We have been challenged with an $\epsilon$, perhaps $\epsilon=1/1000$. We want to come up with a $\delta$ such that if $|x-2|\lt \delta$, then for sure $|x^2+3x-10|\lt \epsilon$.
Suppose that after some calculation, we announce that $\delta=\epsilon/8$ does the job. Then triumphantly the challenger could say that she had $\epsilon=47$ in mind, and that in that case taking $\delta=47/8$ is insufficient. Of course, that is not playing fair. But we might as well come up with a $\delta=\delta(\epsilon)$ that always works.
Some algebra shows that $x^2+3x-10=(x-2)^2+7(x-2)$. So we want to make sure that $|(x-2)^2+7(x-2)|\lt \epsilon$. Note that
$$|(x-2)^2+7(x-2)|\le (x-2)^2+7|x-2|.$$
We want to make the right-hand side "small," by choosing $x$ appropriately close to $2$. Suppose we had been given a ridiculous $\epsilon$, like $47$. If $x$ is within $47$ of $2$, the number $(x-2)^2$ could be very large. So the first task is to make sure $\delta$ is small enough not to allow $(x-2)^2$ to be large.
So we say first of all, let $\delta\le 1$. Then if $|x-2|\lt \delta$, it follows that $(x-2)^2\lt \delta$. For $(x-2)^2=(x-2)(x-2)$. The "first" $x-2$ has absolute value $\le 1$, and the second has absolute value $|x-2|$, so the product has absolute value $\le |x-2|$.

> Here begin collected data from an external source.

diff --git a/pleas_merging_b200/_native.py b/pleas_merging_b200/_native.py
--- a/pleas_merging_b200/_native.py
+++ b/pleas_merging_b200/_native.py
@@ -65,6 +65,7 @@
     "plb_conv_debug_set_trace": (ctypes.c_int, [c_ptr]),
     "plb_conv_packed_floats": (c_i64, [c_i64, c_i64, c_i32, c_i32]),
     "plb_conv_pack_weights": (ctypes.c_int, [c_ptr, c_i64, c_i64, c_i32, c_i32, c_ptr, c_ptr]),
+    "plb_conv_route": (c_i32, [c_ptr, c_i32, c_i64, c_i64, c_i64, c_i32, c_i32, c_i32, c_i32, c_i32]),
     "plb_conv2d_forward": (ctypes.c_int, [c_ptr, c_ptr, c_ptr, c_ptr, c_i32, c_i64, c_i64, c_i64, c_i64, c_i64,
                                           c_i32, c_i32, c_i32, c_i32, c_i32, c_ptr]),
     "plb_conv2d_affine_forward": (ctypes.c_int, [c_ptr, c_ptr, c_ptr, c_ptr, c_ptr, c_ptr, c_i32, c_i32, c_i64, c_i64,
diff --git a/pleas_merging_b200/csrc/conv.cu b/pleas_merging_b200/csrc/conv.cu
--- a/pleas_merging_b200/csrc/conv.cu
+++ b/pleas_merging_b200/csrc/conv.cu
@@ -4,6 +4,10 @@
 
 constexpr int kConvStages = 4;
 constexpr int kConvThreads = 576;
+constexpr int kConvWinThreads = kConvThreads + 32;
+constexpr int kConvWinMaxLen = 256;
+constexpr int kConvWinMaxStages = 8;
+constexpr int kConvSmemOptin = 227 * 1024;
 constexpr int kConvMaxFlatK = 512;
 
 struct ConvParams {
@@ -23,6 +27,11 @@
   int flat_groups;
   int flat_lg;
   int chain_boxes;
+  int win_h;
+  int win_len;
+  int win_stages;
+  int win_tma;
+  int win_sub;
   unsigned long long *trace;
   int debug;
 };
@@ -68,6 +77,21 @@
   static constexpr int kARing = TN == 128 ? 5 : 8;
   static constexpr int kSmemBytes = kBBytes + kARing * 16384 + 1024;
 };
+
+__device__ __forceinline__ void a32_tma_load_3d(uint32_t smem_dst, const CUtensorMap *map, int c0, int c1, int c2,
+                                                uint32_t bar) {
+  asm volatile(
+      "cp.async.bulk.tensor.3d.shared::cluster.global.tile.mbarrier::complete_tx::bytes [%0], [%1, {%2, %3, %4}], [%5];" ::
+          "r"(smem_dst),
+      "l"(map), "r"(c0), "r"(c1), "r"(c2), "r"(bar)
+      : "memory");
+}
+__device__ __forceinline__ void bulk_g2s(uint32_t smem_dst, const float *src, uint32_t bytes, uint32_t bar) {
+  asm volatile(
+      "cp.async.bulk.shared::cluster.global.mbarrier::complete_tx::bytes [%0], [%1], %2, [%3];" ::"r"(smem_dst),
+      "l"(src), "r"(bytes), "r"(bar)
+      : "memory");
+}
 
 __device__ __forceinline__ void cp_async4(uint32_t smem_dst, const float *src, uint32_t ignore) {
   asm volatile(
@@ -193,16 +217,15 @@
   return it;
 }
 
-template <int TN, int CH, bool DBG>
-__global__ void __launch_bounds__(kConvThreads, 1) conv3xtf32_kernel(const __grid_constant__ CUtensorMap tmw0,
-                                                                      const __grid_constant__ CUtensorMap tmw1,
-                                                                      ConvParams p) {
+template <int TN, int CH, bool DBG, bool WIN>
+__device__ __forceinline__ void conv3xtf32_body(const CUtensorMap &tmw0, const CUtensorMap &tmw1, const CUtensorMap &tmx0,
+                                                const CUtensorMap &tmx1, const ConvParams &p) {
   constexpr int kPlaneBytes = TN * 128;
   constexpr int kStageBytes = 2 * kPlaneBytes;
   constexpr uint32_t kACol0 = 2 * TN;
   constexpr int kARing = ConvCfg<TN>::kARing;
   extern __shared__ uint8_t smem_raw[];
-  __shared__ uint64_t bars[2 * kConvStages + 4];
+  __shared__ uint64_t bars[2 * kConvStages + 4 + (WIN ? 2 * kConvWinMaxStages : 0)];
   __shared__ uint32_t tmem_base_s;
   __shared__ int2 ktab[kConvMaxFlatK];
 
@@ -211,7 +234,8 @@
   const int cta = (int)blockIdx.x, nctas = (int)gridDim.x;
   const uint32_t bars_a = opaque_smem_u32(bars), smem_a = opaque_smem_u32(smem);
   const uint32_t bar_full = bars_a, bar_empty = bars_a + 8 * kConvStages, bar_acc_full = bars_a + 16 * kConvStages,
-                 bar_acc_empty = bar_acc_full + 16;
+                 bar_acc_empty = bar_acc_full + 16, bar_win_full = bar_acc_full + 32,
+                 bar_win_free = bar_win_full + 8 * kConvWinMaxStages;
 
   if (warp == 0 && lane == 0) {
     for (int s = 0; s < kConvStages; ++s) {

It follows that as long as $\delta\le 1$, we have $(x-2)^2+7|x-2|\le 8|x-2|$. To make sure this is $\lt \epsilon$, it is enough to make $\delta=\frac{1}{8}\epsilon$.
However, in deriving our simplified inequality, we assumed that $\delta\le 1$. So we know that everything will work if $\delta=\min(1,\epsilon/8)$.
It might have been better to observe that
$$(x-2)^2+7|x-2|=|x-2|\left(|x-2|+7\right).$$
Then it is clear that if $|x-2|\le 1$, then $(x-2)^2+7|x-2|\le 8|x-2|$.